Dazu gehört unter anderem ein neuer Internationalismus, der auf Solidaritätsbeziehungen ausserhalb der Nationalstaaten beruht. Aber es gibt auch politische Aufgaben, etwa Politik neu zu denken – losgelöst von liberalen Demokratievorstellungen, ausserhalb von Parlamenten – als «Kunst der Freiheit» («The Art of Freedom», so auch der Titel der Konferenz). Und schliesslich müsse die kulturelle Hegemonie, «der mentale Komplex, der den Kapitalismus lebendig hält», überwunden werden. Das heisse auch, dass Wissensproduktion nicht mehr an Schulen und Universitäten geschehe, sondern dass sich autonome Bildungsinstitutionen zu einer «Welt-Konföderation der Akademien» vernetzen.

Alternativen existieren bereits

«Das Ende des Kapitalismus ist leicht vorstellbar, wenn wir Alternativen bieten. Und diese existieren bereits!» – Die Referentinnen von «Global Tapestry of Alternatives» (GTA) versprühten viel Hoffnung, indem sie aufzeigten, dass Menschen überall auf der Welt Widerstand leisten und Parallelstrukturen aufbauen. Die 2019 gegründete GTA will einen bunten «Wandteppich» weben, dessen einzelne Fäden einzigartig und verschieden sind, sich aber gegenseitig verstärken. Inspiriert ist GTA unter anderem von Konzepten wie Ubuntu, Agroökologie, Sumaq Kawsay (buen vivir), Klimagerechtigkeit, Produktion in Arbeiter*innen-Besitz, Ernährungssouveränität oder Commons. Diese drücken sich in neu entstehenden Normen aus: Intersektionalität, Solidarität, Kommunalismus, pluriversales Denken, Degrowth.

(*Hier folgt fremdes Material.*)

# meilisearch/meilisearch

Measured on NVIDIA H100. Metric: queries/sec (batch=1024, typo-tolerant keyword + 768-d cosine hybrid search, semanticRatio 0.5, top-20), higher is better.
Workload: dtype u64+f16/f32

## Files before the change

meilisearch_b200/csrc/vec_gemm.cu:

```cuda
#include <cuda.h>
#include <cuda_fp16.h>
#include <cuda_runtime.h>

#include <cstdint>
#include <cstdio>
#include <cstdlib>

#include "kernels.h"

namespace b200 {

namespace {

constexpr int GM = VEC_GEMM_QTILE;
constexpr int GN = 64;
constexpr int MN = 2 * GN;
constexpr int GK = 64;
constexpr int STAGES = 4;
constexpr int NACC = 2;
constexpr int ACC_LD = GM + 4;
constexpr int META_BUFS = 2;
constexpr int EPI_WARPS = GM / 32;
constexpr int A_BLOCK = GM * GK * 2;
constexpr int B_BLOCK = MN * GK * 2;
constexpr int ACC_BYTES = GN * ACC_LD * 4;
constexpr int CAND_CAP = VEC_GEMM_CAND_CAP;
constexpr int KMAX = VEC_GEMM_KMAX;
static_assert(GM % 32 == 0 && 2 + EPI_WARPS <= 4, "epilogue warps must fit between warp 1 and the MMA warpgroup");

__device__ __forceinline__ uint32_t smem_u32(const void *p) { return (uint32_t)__cvta_generic_to_shared(p); }

__device__ __forceinline__ void mbar_init(uint64_t *bar, uint32_t count) {
    asm volatile("mbarrier.init.shared::cta.b64 [%0], %1;" ::"r"(smem_u32(bar)), "r"(count));
}
__device__ __forceinline__ void mbar_expect_tx(uint64_t *bar, uint32_t bytes) {
    asm volatile("mbarrier.arrive.expect_tx.shared::cta.b64 _, [%0], %1;" ::"r"(smem_u32(bar)), "r"(bytes) : "memory");
}
__device__ __forceinline__ void mbar_arrive(uint64_t *bar) {
    asm volatile("mbarrier.arrive.shared::cta.b64 _, [%0];" ::"r"(smem_u32(bar)) : "memory");
}
template <int BACKOFF = 0>
__device__ __forceinline__ void mbar_wait(uint64_t *bar, uint32_t parity) {
    uint32_t addr = smem_u32(bar);
    uint32_t done = 0;
    uint64_t spins = 0;
    while (true) {
        asm volatile(
            "{\n\t.reg .pred p;\n\t"
            "mbarrier.try_wait.parity.shared::cta.b64 p, [%1], %2;\n\t"
            "selp.u32 %0, 1, 0, p;\n\t}"
            : "=r"(done)
            : "r"(addr), "r"(parity)
            : "memory");
        if (done) break;
        if (BACKOFF > 0) __nanosleep(BACKOFF);
        if (++spins > (1ull << 26)) __trap();
    }
}
__device__ __forceinline__ void tma_load_2d(void *dst, const CUtensorMap *map, uint64_t *bar, int32_t c0, int32_t c1) {
    asm volatile("cp.async.bulk.tensor.2d.shared::cluster.global.mbarrier::complete_tx::bytes [%0], [%1, {%3, %4}], [%2];" ::"r"(smem_u32(dst)),
                 "l"(reinterpret_cast<uint64_t>(map)), "r"(smem_u32(bar)), "r"(c0), "r"(c1)
                 : "memory");
}
__device__ __forceinline__ bool elect_one() {
    uint32_t pred;
    asm volatile("{\n\t.reg .pred p;\n\telect.sync _|p, 0xffffffff;\n\tselp.u32 %0, 1, 0, p;\n\t}" : "=r"(pred));
    return pred != 0;
}
__device__ __forceinline__ uint64_t make_sdesc(uint32_t saddr) {
    uint64_t d = 0;
    d |= (uint64_t)((saddr & 0x3ffff) >> 4);
    d |= (uint64_t)1 << 16;
    d |= (uint64_t)(1024 >> 4) << 32;
    d |= (uint64_t)1 << 62;
    return d;
}
__device__ __forceinline__ void wgmma_fence() { asm volatile("wgmma.fence.sync.aligned;" ::: "memory"); }
__device__ __forceinline__ void wgmma_commit() { asm volatile("wgmma.commit_group.sync.aligned;" ::: "memory"); }
template <int N>
__device__ __forceinline__ void wgmma_wait() {
    asm volatile("wgmma.wait_group.sync.aligned %0;" ::"n"(N) : "memory");
}
__device__ __forceinline__ void acc_fence(float (&d)[64]) {
#pragma unroll
    for (int i = 0; i < 64; i++) asm volatile("" : "+f"(d[i])::"memory");
}
__device__ __forceinline__ void wgmma_m64n128k16(float (&d)[64], uint64_t adesc, uint64_t bdesc, uint32_t accumulate) {
    asm volatile(
        "{\n\t.reg .pred p;\n\t"
        "setp.ne.b32 p, %66, 0;\n\t"
        "wgmma.mma_async.sync.aligned.m64n128k16.f32.f16.f16 "
        "{%0, %1, %2, %3, %4, %5, %6, %7, %8, %9, %10, %11, %12, %13, %14, %15, "
        "%16, %17, %18, %19, %20, %21, %22, %23, %24, %25, %26, %27, %28, %29, %30, %31, "
        "%32, %33, %34, %35, %36, %37, %38, %39, %40, %41, %42, %43, %44, %45, %46, %47, "
        "%48, %49, %50, %51, %52, %53, %54, %55, %56, %57, %58, %59, %60, %61, %62, %63}, "
        "%64, %65, p, 1, 1, 0, 0;\n\t}"
        : "+f"(d[0]), "+f"(d[1]), "+f"(d[2]), "+f"(d[3]), "+f"(d[4]), "+f"(d[5]), "+f"(d[6]), "+f"(d[7]),
          "+f"(d[8]), "+f"(d[9]), "+f"(d[10]), "+f"(d[11]), "+f"(d[12]), "+f"(d[13]), "+f"(d[14]), "+f"(d[15]),
          "+f"(d[16]), "+f"(d[17]), "+f"(d[18]), "+f"(d[19]), "+f"(d[20]), "+f"(d[21]), "+f"(d[22]), "+f"(d[23]),
          "+f"(d[24]), "+f"(d[25]), "+f"(d[26]), "+f"(d[27]), "+f"(d[28]), "+f"(d[29]), "+f"(d[30]), "+f"(d[31]),
          "+f"(d[32]), "+f"(d[33]), "+f"(d[34]), "+f"(d[35]), "+f"(d[36]), "+f"(d[37]), "+f"(d[38]), "+f"(d[39]),
          "+f"(d[40]), "+f"(d[41]), "+f"(d[42]), "+f"(d[43]), "+f"(d[44]), "+f"(d[45]), "+f"(d[46]), "+f"(d[47]),
          "+f"(d[48]), "+f"(d[49]), "+f"(d[50]), "+f"(d[51]), "+f"(d[52]), "+f"(d[53]), "+f"(d[54]), "+f"(d[55]),
          "+f"(d[56]), "+f"(d[57]), "+f"(d[58]), "+f"(d[59]), "+f"(d[60]), "+f"(d[61]), "+f"(d[62]), "+f"(d[63])
        : "l"(adesc), "l"(bdesc), "r"(accumulate)
        : "memory");
}
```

GTA versteht sich nicht als Organisation, sondern als Prozess. Ziele sind, Räume der Kollaboration, des Lernens und des Austausches zu schaffen; den Alternativen Sichtbarkeit zu verleihen; aktive Solidarität zu leisten; alles «in der Hoffnung, dass wir für die grosse Transformation zusammenkommen können.»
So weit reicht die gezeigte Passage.